3. The data processing system of claim 2, wherein in S440, L ₀ The acquisition method of (1) comprises the following steps:

s441, obtaining a physical sample set B= { B ₁ ,b ₂ ,…,b _q ,…,b _Q }，b _q The Q-th entity sample in the B is the value range of Q from 1 to Q, and Q is the number of the entity samples in the B; setting a first coefficient i=1;

s442, traversing B, if B _q The length of (d) is less than or equal to (d) ₀ +i×Δd), b is obtained _q Corresponding first vector and according to b _q Corresponding first vector fetch b _q The type of (2); otherwise, obtain b _q Corresponding second vector and according to b _q Corresponding second vector acquisition b _q The type of (2); d, d ₀ For a preset initial length, Δd is a preset length interval;

s443, traversing B, if the acquired B _q Is of the exact type, then b _q Add to the preset ith collection G _i ，G _i Is initialized to Null;

s445, obtain G _i The number of intermediate entities;

s446, if G _i The number of the middle entities is greater than G _i-1 I=i+1, repeating S442-S445 until G _i The number of the middle entities is less than or equal to G _i-1 The number of the middle entities is recorded as H; g _i-1 To adopt and obtain G _i I-1 th set obtained by the same method;

s447, obtain L ₀ = d ₀ +(H-1)×Δd。

4. A data processing system for entity classification as claimed in claim 3, wherein d ₀ =2，Δd=1。

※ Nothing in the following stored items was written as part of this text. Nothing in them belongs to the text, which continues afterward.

extern "C" int pk_conv2d_nhwc(const void* x, const void* w_packed, void* out, float* stats_partial, const float* bias,
                              int B, int Hs, int Ws, int Cin, int Cout, int ksize, int stride, int dilated_input, int Ho,
                              int Wo, int act, int out_mode, const void* addend, void* stream) {
    const int M = B * Ho * Wo;
    int rc = check_common("pk_conv2d_nhwc", x, w_packed, out, M, Cout, Cin, Cout, out_mode);
    if (rc) return rc;
    PK_REQUIRE(ksize == 1 || ksize == 3, "pk_conv2d_nhwc: ksize %d", ksize);
    PK_REQUIRE(stride == 1 || (stride == 2 && !dilated_input), "pk_conv2d_nhwc: stride %d", stride);
    PK_REQUIRE(B > 0 && Hs > 0 && Ws > 0 && Ho > 0 && Wo > 0, "pk_conv2d_nhwc: bad geometry");
    if (dilated_input) {
        PK_REQUIRE(Ho <= 2 * Hs && Wo <= 2 * Ws && Ho >= 2 * Hs - 1 && Wo >= 2 * Ws - 1, "pk_conv2d_nhwc: dilated geometry %dx%d <- %dx%d", Ho, Wo, Hs, Ws);
    } else {
        const int pad = ksize / 2;
        PK_REQUIRE(Ho == (Hs + 2 * pad - ksize) / stride + 1 && Wo == (Ws + 2 * pad - ksize) / stride + 1,
                   "pk_conv2d_nhwc: output %dx%d does not match input %dx%d k=%d s=%d", Ho, Wo, Hs, Ws, ksize, stride);
    }
    PK_REQUIRE(out_mode >= 0 && out_mode <= 2 && act >= 0 && act <= 2, "pk_conv2d_nhwc: bad mode");
    PK_REQUIRE((int64_t)B * Hs * Ws * Cin < 0x3fffffffLL && (int64_t)Cout * ksize * ksize * Cin < 0x3fffffffLL,
               "pk_conv2d_nhwc: input too large for 32-bit byte offsets");
    PK_REQUIRE(out_mode == 2 || (Cout & 3) == 0, "pk_conv2d_nhwc: Cout=%d must be a multiple of 4 for row-major output", Cout);
    IgemmArgs a{};
    a.x = (const uint16_t*)x; a.w = (const uint16_t*)w_packed; a.out = out; a.bias = bias; a.stats = stats_partial;
    a.M = M; a.N = Cout; a.Cin = Cin; a.T = ksize * ksize; a.Hs = Hs; a.Ws = Ws; a.Ho = Ho; a.Wo = Wo;
    a.stride = stride; a.pad = ksize / 2; a.dilated = dilated_input; a.ldo = Cout; a.rows_per_sample = Ho * Wo;
    a.act = act; a.out_mode = out_mode;
    PK_REQUIRE(!addend || (out_mode == 0 && !stats_partial), "pk_conv2d_nhwc: an addend needs the bf16 row-major output and no statistics");
    a.res = (const uint16_t*)addend;
    return igemm_launch(a, (hipStream_t)stream, "pk_conv2d_nhwc");
}

extern "C" int pk_conv2d_affine_nhwc(const void* x, const void* w_packed, void* out, const float* col_scale, const float* col_shift,
                                     const void* residual, int relu, int B, int Hs, int Ws, int Cin, int Cout, int ksize, int stride, int Ho,
                                     int Wo, void* stream) {
    const int M = B * Ho * Wo;
    int rc = check_common("pk_conv2d_affine_nhwc", x, w_packed, out, M, Cout, Cin, Cout, 0);
    if (rc) return rc;
    PK_REQUIRE(col_scale && col_shift, "pk_conv2d_affine_nhwc: null scale / shift");
    PK_REQUIRE((ksize == 1 || ksize == 3) && (stride == 1 || stride == 2), "pk_conv2d_affine_nhwc: ksize %d stride %d", ksize, stride);
    PK_REQUIRE(B > 0 && Hs > 0 && Ws > 0 && Ho > 0 && Wo > 0, "pk_conv2d_affine_nhwc: bad geometry");
    const int pad = ksize / 2;
    PK_REQUIRE(Ho == (Hs + 2 * pad - ksize) / stride + 1 && Wo == (Ws + 2 * pad - ksize) / stride + 1,
               "pk_conv2d_affine_nhwc: output %dx%d does not match input %dx%d k=%d s=%d", Ho, Wo, Hs, Ws, ksize, stride);
    PK_REQUIRE((int64_t)B * Hs * Ws * Cin < 0x3fffffffLL && (int64_t)Cout * ksize * ksize * Cin < 0x3fffffffLL,
               "pk_conv2d_affine_nhwc: input too large for 32-bit byte offsets");
    PK_REQUIRE((Cout & 3) == 0, "pk_conv2d_affine_nhwc: Cout=%d must be a multiple of 4", Cout);
    IgemmArgs a{};
    a.x = (const uint16_t*)x; a.w = (const uint16_t*)w_packed; a.out = out; a.bias = col_shift; a.col_scale = col_scale;
    a.M = M; a.N = Cout; a.Cin = Cin; a.T = ksize * ksize; a.Hs = Hs; a.Ws = Ws; a.Ho = Ho; a.Wo = Wo;
    a.stride = stride; a.pad = pad; a.dilated = 0; a.ldo = Cout; a.rows_per_sample = Ho * Wo;
    a.act = relu ? 3 : 0; a.out_mode = 0; a.res = (const uint16_t*)residual;
    return igemm_launch(a, (hipStream_t)stream, "pk_conv2d_affine_nhwc");
}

5. The data processing system of entity classification of claim 1, wherein training of the second neural network model and training of the third neural network model employ a joint training mechanism setting a total Loss of training to Loss, loss= (Σ) ^Z _j=1 (α _j ×loss _1,j +β _j ×loss _2,j ))/Z，α _j Weights, alpha, corresponding to the second neural network model corresponding to the jth sub-text training sample _j =1.5-1/(1+e ^-Pj/4 )，β _j The weight corresponding to the third neural network model corresponding to the j-th sub-text training sample is beta _j =(1/(1+e ^-Pj/4 ))-0.5，loss _1,j For the loss corresponding to the second neural network model corresponding to the jth sub-text training sample,loss _2,j and (3) for the loss corresponding to the third neural network model corresponding to the jth sub-text training sample, wherein the value range of j is 1 to Z, Z is the number of the sub-text training samples, and Pj is the number of the entities identified in the jth sub-text training sample.

6. The data processing system of entity classification of claim 5, wherein the loss corresponding to the second neural network model and the loss corresponding to the third neural network model are both cross entropy losses.

7. The data processing system of entity classification of claim 1, wherein the first neural network model is a BERT model.